All 3 of us descended and got to the bottom safely. My student and I completed our small list of skills for the dive, tied off my wreck reel, and proceeded to lead the 3 of us around the wreck. This is where the mental fatigue started to add up. Every few kicks, my fish stringer is catching the wreckage. Then my lobster bag is getting caught on the wreckage. Then I’m making sure I check in on my student. Then my bag or stringer catches more wreckage. Then I’m looking for our 3rd diver (still tagging, along, just can’t see him).
My next dive, once again, found me finishing up another Advanced Adventure Deep dive with a student. Different dive site, different goals, less equipment (no stringer/gun) and another student I had yet to dive with personally. We descended into about 95 feet. Upon reaching the end of the anchor line, we run into our first issue. One of our divers had misplaced their buddy coming down the line.
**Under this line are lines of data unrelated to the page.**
import numpy as np

_HERE = os.path.dirname(os.path.abspath(__file__))
_lib = None

ERRORS = {1: "invalid argument", 2: "Parameters bytes are malformed", 3: "Parameters do not match the circuit shape",
          4: "no usable HIP device (there is no CPU fallback)", 5: "HIP runtime error", 6: "UnexpectedIdentity",
          7: "circuit slot is empty", 8: "scalar is not a canonical field element", 9: "a Jubjub point encoding does not decode",
          10: "an output buffer is too small"}
E_POINT_ENCODING = 9
E_CAPACITY = 10
SPEND_AUTH, BINDING = 0, 1

SPEND, OUTPUT, CONVERT = 0, 1, 2


class MaspHipError(RuntimeError):
    def __init__(self, code, detail=""):
        self.code = code
        super().__init__("masp_hip error %d: %s%s" % (code, ERRORS.get(code, "?"), (" — " + detail) if detail else ""))


# ... 4 lines not shown

class OptionsStruct(C.Structure):
    _fields_ = ([("struct_size", C.c_uint32)] + [(f, C.c_int32) for f in OPTION_FIELDS[:OPTION_FIELDS.index("lone_proof_graph")]] +
                [("bucket_tree_fallback_proofs", C.c_int32), ("lone_proof_graph", C.c_int32), ("hw_queues", C.c_int32), ("window_bits_h_lone", C.c_int32),
                 ("digit_recoding", C.c_int32),
                 ("window_bits_b2", C.c_int32)])


assert C.sizeof(OptionsStruct) == 76 and OptionsStruct.window_bits_b2.offset == 72


class JobStruct(C.Structure):
    _fields_ = [("circuit", C.c_uint32), ("inputs", C.c_void_p), ("aux", C.c_void_p), ("a", C.c_void_p),
                ("b", C.c_void_p), ("c", C.c_void_p), ("r", C.c_uint8 * 32), ("s", C.c_uint8 * 32), ("aux_form", C.c_uint32),
                ("reserved", C.c_uint32)]


assert C.sizeof(JobStruct) == 120 and JobStruct.r.offset == 48 and JobStruct.aux_form.offset == 112
AUX_CANONICAL, AUX_MONTGOMERY = 0, 1
QUOTIENT_EVALUATION, QUOTIENT_COEFFICIENT = 0, 1
QUOTIENT_FUSED, QUOTIENT_SEPARATE = 0, 1


def library_path():
    return os.environ.get("MASP_HIP_LIBRARY") or os.path.join(_HERE, "libmasp_hip.so")


def load_library():
    global _lib
    if _lib is not None:
        return _lib
    path = library_path()
    if not os.path.exists(path):
        raise ImportError("libmasp_hip.so is not built: run `python -c 'import __graft_entry__ as g; g.build()'` "
                          "or `make -C masp_amd/csrc` (hipcc, --offload-arch=gfx950)")
    os.environ.setdefault("GPU_MAX_HW_QUEUES", "16")
    L = C.CDLL(path)
    if hasattr(L, "masp_hip_runtime_prepare"):
        L.masp_hip_runtime_prepare.argtypes = [C.c_int, C.c_int]
        q = L.masp_hip_runtime_prepare(0, 0)
        if q > 20:
            import warnings
            warnings.warn("masp_amd: GPU_MAX_HW_QUEUES=%d: once this process holds more than 20 hardware queues every kernel dispatch gets "
                          "slower (24: -7 %%, 32: -21 %% proofs/s; profiles/r06_second_context_root_cause.txt) — use 16" % q)
    vp, sz, u32 = C.c_void_p, C.c_size_t, C.c_uint32
    L.masp_hip_ctx_create.argtypes = [C.c_int, C.POINTER(vp)]
    L.masp_hip_ctx_create_multi.argtypes = [C.POINTER(C.c_int), C.c_int, C.POINTER(vp)]
    L.masp_hip_ctx_create_ex.argtypes = [C.POINTER(C.c_int), C.c_int, C.POINTER(OptionsStruct), C.POINTER(vp)]
    L.masp_hip_ctx_get_options.argtypes = [vp, C.POINTER(OptionsStruct)]
    L.masp_hip_device_count.argtypes = []
    L.masp_hip_options_default.argtypes = [C.POINTER(OptionsStruct)]
    L.masp_hip_options_default.restype = None
    L.masp_hip_ctx_device_count.argtypes = [vp]
    L.masp_hip_ctx_device_proofs.argtypes = [vp, C.POINTER(C.c_uint64), C.c_int]
    if hasattr(L, "masp_hip_ctx_stream_concurrency"):
        L.masp_hip_ctx_stream_concurrency.argtypes = [vp, C.c_int, C.POINTER(C.c_int), C.POINTER(C.c_int)]
    if hasattr(L, "masp_hip_ctx_device_status"):
        L.masp_hip_ctx_device_status.argtypes = [vp, C.POINTER(C.c_int32), C.c_int, C.POINTER(C.c_uint64)]
        L.masp_hip_ctx_inject_fault.argtypes = [vp, C.c_int, C.c_uint32]
    if hasattr(L, "masp_hip_ctx_lone_graph_launches"):
        L.masp_hip_ctx_lone_graph_launches.argtypes = [vp, C.POINTER(C.c_uint64)]
    if hasattr(L, "masp_hip_circuit_flags"):
        L.masp_hip_circuit_flags.argtypes = [vp, u32, C.POINTER(C.c_uint32)]
    L.masp_hip_ctx_destroy.argtypes = [vp]
    L.masp_hip_ctx_destroy.restype = None
    L.masp_hip_strerror.restype = C.c_char_p
    L.masp_hip_last_error.argtypes = [vp]
    L.masp_hip_last_error.restype = C.c_char_p
    L.masp_hip_circuit_load.argtypes = [vp, u32, vp, sz, vp]
    L.masp_hip_prove.argtypes = [vp, u32, vp, vp, vp, vp, vp, C.c_char_p, C.c_char_p, vp]
    L.masp_hip_prove_batch.argtypes = [vp, sz, vp, vp]
    L.masp_hip_generate_parameters.argtypes = [vp, vp, C.c_char_p, vp, sz, C.POINTER(sz)]
    L.masp_hip_parameters_max_size.argtypes = [vp]
    L.masp_hip_parameters_max_size.restype = sz
    L.masp_hip_msm_g1.argtypes = [vp, vp, vp, sz, vp]
    L.masp_hip_msm_g2.argtypes = [vp, vp, vp, sz, vp]
    L.masp_hip_msm_g1_multi.argtypes = [vp, vp, sz, vp, sz, C.c_int, vp]
    L.masp_hip_msm_g2_multi.argtypes = [vp, vp, sz, vp, sz, C.c_int, vp]
    if hasattr(L, "masp_hip_msm_g1_multi_ex"):
        L.masp_hip_msm_g1_multi_ex.argtypes = [vp, vp, sz, vp, sz, C.c_int, C.c_int, sz, sz, vp, vp]
        L.masp_hip_msm_g2_multi_ex.argtypes = [vp, vp, sz, vp, sz, C.c_int, C.c_int, sz, sz, vp, vp]
        L.masp_hip_ctx_set_boolean_block_bits.argtypes = [vp, C.c_int32]
        L.masp_hip_ctx_get_boolean_block_bits.argtypes = [vp, C.POINTER(C.c_int32)]
    if hasattr(L, "masp_hip_ctx_set_quotient_form"):
        L.masp_hip_ctx_set_quotient_form.argtypes = [vp, C.c_int32]
        L.masp_hip_ctx_get_quotient_form.argtypes = [vp, C.POINTER(C.c_int32)]
        L.masp_hip_circuit_quotient_form.argtypes = [vp, u32, C.POINTER(C.c_int32)]
        L.masp_hip_circuit_eval_bases.argtypes = [vp, u32, vp, sz, C.POINTER(sz), vp, sz, C.POINTER(sz)]
    if hasattr(L, "masp_hip_ctx_set_quotient_schedule"):
        L.masp_hip_ctx_set_quotient_schedule.argtypes = [vp, C.c_int32]
        L.masp_hip_ctx_get_quotient_schedule.argtypes = [vp, C.POINTER(C.c_int32)]
    if hasattr(L, "masp_hip_ctx_set_tree_entry_share"):
        L.masp_hip_ctx_set_tree_entry_share.argtypes = [vp, C.c_int32]
        L.masp_hip_ctx_get_tree_entry_share.argtypes = [vp, C.POINTER(C.c_int32)]
        L.masp_hip_r1cs_boolean_variables.argtypes = [vp, vp]
        L.masp_hip_tree_entry_bound.argtypes = [u32, C.c_int32, u32, u32, C.c_int32]
        L.masp_hip_tree_entry_bound.restype = C.c_uint64
        L.masp_hip_circuit_tree_entry_bounds.argtypes = [vp, u32, C.POINTER(C.c_uint64), C.POINTER(C.c_int32)]
    L.masp_hip_quotient_h.argtypes = [vp, vp, vp, vp, sz, u32, vp]
    L.masp_hip_ntt.argtypes = [vp, vp, u32, C.c_int]
    L.masp_hip_vk_prepare.argtypes = [vp, vp, sz, C.POINTER(vp)]
    L.masp_hip_vk_free.argtypes = [vp]
    L.masp_hip_vk_free.restype = None
    L.masp_hip_verify_batch.argtypes = [vp, vp, sz, vp, vp, u32, vp, C.POINTER(C.c_int)]
    if hasattr(L, "masp_hip_verify_each"):
        L.masp_hip_verify_each.argtypes = [vp, vp, sz, vp, vp, u32, C.c_char_p]
        L.masp_hip_verify_each_last_timing.argtypes = [vp, C.POINTER(C.c_double)]
        L.masp_hip_redjubjub_verify_each.argtypes = [vp, sz, C.c_char_p, C.c_char_p, C.c_char_p, C.c_char_p, C.c_char_p]
    if hasattr(L, "masp_hip_redjubjub_verify_batch"):
        L.masp_hip_jubjub_msm.argtypes = [vp, sz, vp, vp, vp, C.POINTER(C.c_int64)]
        L.masp_hip_redjubjub_verify_batch.argtypes = [vp, sz, C.c_char_p, C.c_char_p, C.c_char_p, C.c_char_p, C.c_char_p, C.POINTER(C.c_int)]
    if hasattr(L, "masp_hip_sapling_trial_decrypt"):
        L.masp_hip_sapling_trial_decrypt.argtypes = [vp, sz, vp, sz, vp, vp, vp, sz, vp, vp, vp, C.POINTER(sz)]
        L.masp_hip_note_scan_configure.argtypes = [vp, C.c_int, C.c_int]
        L.masp_hip_note_scan_last_timing.argtypes = [vp, C.POINTER(C.c_double)]
    if hasattr(L, "masp_hip_sapling_compact_trial_decrypt"):
        L.masp_hip_sapling_compact_trial_decrypt.argtypes = [vp, sz, vp, sz, vp, vp, vp, C.c_int, vp, sz, vp, vp, vp, vp, C.POINTER(sz), C.POINTER(sz)]
        L.masp_hip_note_scan_compact_last_timing.argtypes = [vp, C.POINTER(C.c_double)]
    if hasattr(L, "masp_hip_sapling_output_recovery_scan"):
        L.masp_hip_sapling_output_recovery_scan.argtypes = [vp, sz, vp, sz, vp, vp, vp, vp, sz, vp, vp, vp, C.POINTER(sz)]
        L.masp_hip_out_recovery_last_timing.argtypes = [vp, C.POINTER(C.c_double)]
    if hasattr(L, "masp_hip_merkle_tree_complete"):
        L.masp_hip_merkle_tree_complete.argtypes = [vp, C.c_uint, sz, vp, vp, sz, C.POINTER(sz), vp, sz, vp, vp, C.POINTER(C.c_int64)]
        L.masp_hip_merkle_last_timing.argtypes = [vp, C.POINTER(C.c_double)]
    if hasattr(L, "masp_hip_merkle_tree_append"):
        L.masp_hip_merkle_tree_append.argtypes = [vp, C.c_uint64, vp, sz, vp, vp, sz, C.POINTER(sz), C.POINTER(C.c_int64)]
    L.masp_hip_batch_upload.argtypes = [vp, sz, vp]
    L.masp_hip_batch_prove_resident.argtypes = [vp, C.c_int, vp, C.POINTER(C.c_float)]
    L.masp_hip_batch_prove_resident_steps.argtypes = [vp, C.c_int, sz, vp, vp, C.POINTER(C.c_float)]
    L.masp_hip_batch_free.argtypes = [vp, C.c_int]
    L.masp_hip_bench_msm.argtypes = [vp, C.c_int, sz, C.c_int, C.c_int, C.POINTER(C.c_float), C.POINTER(u32)]
    L.masp_hip_profile_enable.argtypes = [vp, C.c_int]
    L.masp_hip_profile_read.argtypes = [vp, C.POINTER(C.c_double), C.POINTER(C.c_uint64), C.POINTER(C.c_uint64)]
    L.masp_hip_profile_read_split.argtypes = [vp, C.POINTER(C.c_double)]
    if hasattr(L, "masp_hip_profile_read_lone"):
        L.masp_hip_profile_read_lone.argtypes = [vp, C.POINTER(C.c_double)]
    L.masp_hip_sync.argtypes = [vp]
    L.masp_hip_host_alloc.argtypes = [vp, sz]
    L.masp_hip_host_alloc.restype = vp
    L.masp_hip_host_free.argtypes = [vp, vp]
    L.masp_hip_host_free.restype = None
    _lib = L
    return L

There was a bit of a traffic jam at the bottom.
I had this diver wait on the anchor line for a short time (less than a minute) and their buddy returned. Good. Problem solved (unforeseen mental stress added). We tied off our reel and started a nice swim along the wreck. Visibility was a bit dark, but relatively clear on bottom. I was able to grab and bag one lobster, but on the effort, silted myself out on the bottom making it difficult to see and relocate my buddy. Additionally, on this dive, we were picking thru some old glass bottle treasure. Every bottle we picked at created more and more silt. Keeping our cool, we turned the dive at my student’s planned gas pressure and I got him back to the line for a safe ascent. Because I still had the gas and some time, I decided to poke around a little bit solo (certified solo). Our second dive of the day went just as well and I logged around 15ish minutes of solo bottom time. My comfort helped his comfort.
So, what did we learn? This series of dives was much less stressful. One, I had decided to only carry my bag, complete the skills for the deep dive, look for lobster and bottles. Cutting down on the overall amount of equipment and tasks made ME more comfortable thus less mental stress. Two, less mental stress allowed us to make better dives. I was able to complete more time in the water with a few minutes of solo because I was comfortable. I do not dive solo if I am not confident and comfortable. Third, on the hang line, I had my final revelation about mental stress on dives.
Here it is: It’s OK to be under some stress while diving. YOU need to understand your differences between your triggers of stress that cause discomfort vs which triggers can cause more panic to both you and or your buddy. What do I mean by this? Don’t lie to yourself. There are major differences between the two. Putting yourself into a mentally stressful situation that simply causes a little discomfort (hitting a pocket of silt, shooting/looking for fish or lobster, doing a few minutes of solo if certified) is a mental stress that can help you grow more confidence as a diver and would be expected. Triggers that can lead to too much mental stress or panic (descending too fast, losing a buddy, carrying too much stuff, not having a clear dive plan/goal in mind) should be noted and can be prevented if recognized ahead of time! If you are stressed, your buddy could be affected. If they see you big eyed and uncomfortable, it might affect their confidence to complete the dive as well. In the worst case, your stress triggers cause a serious panic and now you and your buddy have a major problem.
Mental stress is a real thing. Your mental state while diving can (in my opinion) be your biggest liability outside of properly maintained equipment and diving within your limits. When briefing and debriefing dives, some may find it beneficial to discuss with their buddy how they’re feeling mentally before, during, and after the dive executed. Your buddies will not shame you for honesty. The best thing I did after I had this realization was discuss my thoughts with my wife and my buddies. Talking about the mental aspect of diving helped me and it could help you too. Always be learning.